| TASK GOAL |
Find the string "StatReq" in the data, then copy every line where it is found.
===== MATERIAL FOR THE TASK
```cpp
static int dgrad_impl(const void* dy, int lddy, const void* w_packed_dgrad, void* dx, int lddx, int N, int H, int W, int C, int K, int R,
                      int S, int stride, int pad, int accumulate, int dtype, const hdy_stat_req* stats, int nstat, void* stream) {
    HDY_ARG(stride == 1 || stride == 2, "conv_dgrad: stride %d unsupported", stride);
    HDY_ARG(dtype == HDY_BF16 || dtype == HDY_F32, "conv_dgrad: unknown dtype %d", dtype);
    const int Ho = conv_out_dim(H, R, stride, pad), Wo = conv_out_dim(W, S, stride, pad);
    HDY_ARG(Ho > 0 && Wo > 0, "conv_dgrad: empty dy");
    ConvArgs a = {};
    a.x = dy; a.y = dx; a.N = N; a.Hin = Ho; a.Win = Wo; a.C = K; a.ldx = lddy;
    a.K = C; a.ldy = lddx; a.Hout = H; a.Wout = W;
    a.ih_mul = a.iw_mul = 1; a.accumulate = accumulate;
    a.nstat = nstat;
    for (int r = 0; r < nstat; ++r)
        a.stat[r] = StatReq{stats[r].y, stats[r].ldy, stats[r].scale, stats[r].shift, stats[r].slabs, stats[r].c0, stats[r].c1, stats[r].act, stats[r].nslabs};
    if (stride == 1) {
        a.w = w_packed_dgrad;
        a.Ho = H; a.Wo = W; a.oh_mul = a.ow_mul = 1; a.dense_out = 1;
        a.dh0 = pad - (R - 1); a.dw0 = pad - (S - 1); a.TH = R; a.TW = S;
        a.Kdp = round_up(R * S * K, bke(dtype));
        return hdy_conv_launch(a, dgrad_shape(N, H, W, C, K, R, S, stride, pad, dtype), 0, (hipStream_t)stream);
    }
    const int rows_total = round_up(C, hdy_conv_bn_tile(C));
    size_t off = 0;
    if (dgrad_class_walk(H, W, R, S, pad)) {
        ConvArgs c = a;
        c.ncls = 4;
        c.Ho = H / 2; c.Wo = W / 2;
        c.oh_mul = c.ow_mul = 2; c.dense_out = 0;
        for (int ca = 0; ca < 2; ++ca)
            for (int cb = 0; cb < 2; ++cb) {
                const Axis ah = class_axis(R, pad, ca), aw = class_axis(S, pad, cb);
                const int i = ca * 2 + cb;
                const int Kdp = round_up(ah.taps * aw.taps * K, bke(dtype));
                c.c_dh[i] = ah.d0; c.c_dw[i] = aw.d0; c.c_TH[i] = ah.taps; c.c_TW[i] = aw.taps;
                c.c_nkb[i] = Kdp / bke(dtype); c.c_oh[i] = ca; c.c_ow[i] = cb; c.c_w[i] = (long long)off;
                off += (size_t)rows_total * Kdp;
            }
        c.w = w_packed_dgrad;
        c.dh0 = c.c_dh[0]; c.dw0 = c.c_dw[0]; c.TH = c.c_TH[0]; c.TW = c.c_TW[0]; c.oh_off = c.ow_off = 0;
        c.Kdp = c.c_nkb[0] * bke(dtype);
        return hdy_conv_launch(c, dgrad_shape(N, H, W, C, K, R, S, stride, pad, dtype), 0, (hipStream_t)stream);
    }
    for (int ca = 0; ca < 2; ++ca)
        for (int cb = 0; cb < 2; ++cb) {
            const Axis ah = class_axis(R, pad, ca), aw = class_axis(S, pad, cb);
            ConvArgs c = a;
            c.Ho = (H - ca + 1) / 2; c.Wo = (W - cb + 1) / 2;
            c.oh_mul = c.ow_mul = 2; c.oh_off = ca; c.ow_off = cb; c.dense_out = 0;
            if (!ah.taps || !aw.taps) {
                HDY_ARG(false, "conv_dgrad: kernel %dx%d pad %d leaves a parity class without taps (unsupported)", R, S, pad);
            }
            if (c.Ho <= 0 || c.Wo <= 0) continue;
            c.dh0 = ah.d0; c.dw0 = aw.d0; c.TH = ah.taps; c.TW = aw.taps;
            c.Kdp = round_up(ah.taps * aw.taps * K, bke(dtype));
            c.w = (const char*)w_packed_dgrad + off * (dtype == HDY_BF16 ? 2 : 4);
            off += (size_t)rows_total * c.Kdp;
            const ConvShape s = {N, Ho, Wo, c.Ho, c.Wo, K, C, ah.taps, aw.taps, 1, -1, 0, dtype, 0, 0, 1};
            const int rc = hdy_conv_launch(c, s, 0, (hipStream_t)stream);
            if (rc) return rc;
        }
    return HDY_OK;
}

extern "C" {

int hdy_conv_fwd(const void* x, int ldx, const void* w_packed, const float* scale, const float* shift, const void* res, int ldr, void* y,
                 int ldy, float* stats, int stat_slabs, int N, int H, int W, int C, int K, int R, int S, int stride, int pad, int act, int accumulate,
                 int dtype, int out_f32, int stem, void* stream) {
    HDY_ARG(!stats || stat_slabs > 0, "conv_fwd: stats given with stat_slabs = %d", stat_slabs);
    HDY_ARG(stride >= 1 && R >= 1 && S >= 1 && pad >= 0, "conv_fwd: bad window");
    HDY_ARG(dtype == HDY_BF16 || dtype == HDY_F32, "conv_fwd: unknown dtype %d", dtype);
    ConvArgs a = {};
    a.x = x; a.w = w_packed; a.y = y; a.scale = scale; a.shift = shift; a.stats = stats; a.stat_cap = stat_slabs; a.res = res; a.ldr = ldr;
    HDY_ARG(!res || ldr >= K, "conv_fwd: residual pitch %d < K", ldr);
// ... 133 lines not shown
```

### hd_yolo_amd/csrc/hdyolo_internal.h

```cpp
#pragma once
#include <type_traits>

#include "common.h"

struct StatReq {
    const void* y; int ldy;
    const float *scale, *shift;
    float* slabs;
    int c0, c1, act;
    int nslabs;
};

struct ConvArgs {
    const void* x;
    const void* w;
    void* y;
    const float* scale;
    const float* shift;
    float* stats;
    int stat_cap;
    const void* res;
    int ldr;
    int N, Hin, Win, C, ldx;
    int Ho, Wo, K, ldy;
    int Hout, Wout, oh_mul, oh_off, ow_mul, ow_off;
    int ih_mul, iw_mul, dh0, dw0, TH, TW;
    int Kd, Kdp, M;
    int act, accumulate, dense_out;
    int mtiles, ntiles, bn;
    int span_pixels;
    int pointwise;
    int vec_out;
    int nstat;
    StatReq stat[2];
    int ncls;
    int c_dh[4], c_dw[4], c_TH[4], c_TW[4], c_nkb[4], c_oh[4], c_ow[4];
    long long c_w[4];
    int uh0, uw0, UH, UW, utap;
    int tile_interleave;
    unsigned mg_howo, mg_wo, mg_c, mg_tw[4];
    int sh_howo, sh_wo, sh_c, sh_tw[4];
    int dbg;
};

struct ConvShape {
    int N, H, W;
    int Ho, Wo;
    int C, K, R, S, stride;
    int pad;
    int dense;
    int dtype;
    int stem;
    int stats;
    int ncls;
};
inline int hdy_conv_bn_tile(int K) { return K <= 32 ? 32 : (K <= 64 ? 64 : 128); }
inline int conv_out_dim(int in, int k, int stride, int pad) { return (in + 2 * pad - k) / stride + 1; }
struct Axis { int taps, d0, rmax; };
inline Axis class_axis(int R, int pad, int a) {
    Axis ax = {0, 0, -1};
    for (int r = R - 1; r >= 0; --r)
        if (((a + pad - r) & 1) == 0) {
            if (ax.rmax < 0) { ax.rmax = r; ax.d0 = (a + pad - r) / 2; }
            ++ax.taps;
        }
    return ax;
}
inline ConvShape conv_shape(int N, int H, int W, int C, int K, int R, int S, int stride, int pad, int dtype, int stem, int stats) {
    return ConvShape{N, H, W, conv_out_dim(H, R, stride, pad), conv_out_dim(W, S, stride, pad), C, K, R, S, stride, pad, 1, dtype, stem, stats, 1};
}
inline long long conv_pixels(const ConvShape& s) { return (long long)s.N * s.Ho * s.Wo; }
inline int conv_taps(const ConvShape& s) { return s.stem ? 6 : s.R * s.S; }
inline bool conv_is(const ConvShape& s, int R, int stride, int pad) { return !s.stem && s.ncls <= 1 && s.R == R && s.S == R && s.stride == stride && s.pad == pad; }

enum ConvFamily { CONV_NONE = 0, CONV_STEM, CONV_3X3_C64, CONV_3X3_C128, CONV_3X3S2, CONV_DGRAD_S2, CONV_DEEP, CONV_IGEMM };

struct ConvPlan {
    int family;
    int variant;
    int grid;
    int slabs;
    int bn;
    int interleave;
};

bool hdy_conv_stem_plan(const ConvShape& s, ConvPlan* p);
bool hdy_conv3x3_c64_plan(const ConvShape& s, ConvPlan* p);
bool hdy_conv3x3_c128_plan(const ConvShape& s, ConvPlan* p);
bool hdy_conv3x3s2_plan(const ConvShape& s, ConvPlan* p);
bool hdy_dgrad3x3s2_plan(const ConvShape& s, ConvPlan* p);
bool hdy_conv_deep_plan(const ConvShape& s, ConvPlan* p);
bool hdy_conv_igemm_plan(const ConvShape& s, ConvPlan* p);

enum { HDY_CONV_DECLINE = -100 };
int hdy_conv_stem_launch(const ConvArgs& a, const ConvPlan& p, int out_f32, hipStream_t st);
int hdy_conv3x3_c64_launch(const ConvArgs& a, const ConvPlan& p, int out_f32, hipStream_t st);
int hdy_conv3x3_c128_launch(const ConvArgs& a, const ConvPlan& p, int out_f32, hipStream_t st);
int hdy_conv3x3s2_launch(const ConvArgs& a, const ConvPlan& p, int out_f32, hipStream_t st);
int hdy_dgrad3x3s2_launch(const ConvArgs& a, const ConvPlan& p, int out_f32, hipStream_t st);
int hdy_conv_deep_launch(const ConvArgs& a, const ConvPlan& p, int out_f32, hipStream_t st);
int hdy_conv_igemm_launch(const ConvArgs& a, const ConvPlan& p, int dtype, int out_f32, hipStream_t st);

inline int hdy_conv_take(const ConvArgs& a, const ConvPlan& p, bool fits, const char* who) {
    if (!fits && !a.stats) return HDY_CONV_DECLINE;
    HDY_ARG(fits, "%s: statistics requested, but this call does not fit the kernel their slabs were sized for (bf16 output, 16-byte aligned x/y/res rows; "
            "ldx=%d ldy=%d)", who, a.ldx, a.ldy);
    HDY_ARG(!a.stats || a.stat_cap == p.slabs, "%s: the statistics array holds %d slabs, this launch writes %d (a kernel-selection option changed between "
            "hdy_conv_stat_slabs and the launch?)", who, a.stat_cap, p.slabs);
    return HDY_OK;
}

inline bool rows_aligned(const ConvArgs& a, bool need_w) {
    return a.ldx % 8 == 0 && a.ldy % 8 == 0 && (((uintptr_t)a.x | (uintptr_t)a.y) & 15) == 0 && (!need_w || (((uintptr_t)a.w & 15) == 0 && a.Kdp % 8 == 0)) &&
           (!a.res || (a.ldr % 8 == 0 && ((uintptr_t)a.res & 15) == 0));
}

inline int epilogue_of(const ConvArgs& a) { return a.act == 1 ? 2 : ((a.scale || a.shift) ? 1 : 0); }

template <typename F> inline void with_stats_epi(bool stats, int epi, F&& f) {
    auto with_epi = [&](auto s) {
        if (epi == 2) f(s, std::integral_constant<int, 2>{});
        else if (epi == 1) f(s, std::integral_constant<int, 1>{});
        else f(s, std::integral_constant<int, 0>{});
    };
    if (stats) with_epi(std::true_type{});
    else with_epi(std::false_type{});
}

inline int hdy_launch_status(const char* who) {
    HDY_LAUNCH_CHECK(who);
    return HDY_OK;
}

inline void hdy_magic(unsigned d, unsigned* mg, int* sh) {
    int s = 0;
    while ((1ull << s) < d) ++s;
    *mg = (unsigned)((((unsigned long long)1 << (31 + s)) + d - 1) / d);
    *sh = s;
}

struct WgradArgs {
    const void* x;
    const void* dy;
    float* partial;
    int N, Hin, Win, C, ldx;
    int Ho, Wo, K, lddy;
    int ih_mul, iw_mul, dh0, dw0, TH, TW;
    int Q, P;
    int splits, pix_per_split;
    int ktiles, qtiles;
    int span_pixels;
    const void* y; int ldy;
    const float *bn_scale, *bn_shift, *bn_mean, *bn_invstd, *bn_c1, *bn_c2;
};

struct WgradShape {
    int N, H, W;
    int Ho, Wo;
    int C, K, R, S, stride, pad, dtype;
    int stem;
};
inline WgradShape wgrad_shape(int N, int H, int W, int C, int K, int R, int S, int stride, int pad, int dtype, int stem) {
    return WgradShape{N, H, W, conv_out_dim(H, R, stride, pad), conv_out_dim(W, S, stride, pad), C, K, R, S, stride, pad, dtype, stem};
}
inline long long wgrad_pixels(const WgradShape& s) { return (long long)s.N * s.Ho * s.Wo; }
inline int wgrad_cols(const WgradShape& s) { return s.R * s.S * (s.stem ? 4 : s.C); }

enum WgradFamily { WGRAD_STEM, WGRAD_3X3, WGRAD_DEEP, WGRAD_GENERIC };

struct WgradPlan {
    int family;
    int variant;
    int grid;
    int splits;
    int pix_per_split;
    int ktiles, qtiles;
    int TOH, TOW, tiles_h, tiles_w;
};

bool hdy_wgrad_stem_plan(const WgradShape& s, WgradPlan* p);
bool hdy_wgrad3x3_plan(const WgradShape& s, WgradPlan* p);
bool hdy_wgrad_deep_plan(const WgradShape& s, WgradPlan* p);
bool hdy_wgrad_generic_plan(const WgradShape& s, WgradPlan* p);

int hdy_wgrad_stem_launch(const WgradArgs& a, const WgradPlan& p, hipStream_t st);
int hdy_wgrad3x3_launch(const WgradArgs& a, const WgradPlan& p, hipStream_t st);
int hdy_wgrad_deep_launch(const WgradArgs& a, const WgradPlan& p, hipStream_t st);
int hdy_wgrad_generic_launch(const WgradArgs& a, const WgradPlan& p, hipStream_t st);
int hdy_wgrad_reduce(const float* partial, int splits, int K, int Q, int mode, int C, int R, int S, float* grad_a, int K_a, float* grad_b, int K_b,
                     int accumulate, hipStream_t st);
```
==========
| RESULT OF THE TASK |
        a.stat[r] = StatReq{stats[r].y, stats[r].ldy, stats[r].scale, stats[r].shift, stats[r].slabs, stats[r].c0, stats[r].c1, stats[r].act, stats[r].nslabs};
struct StatReq {
    StatReq stat[2];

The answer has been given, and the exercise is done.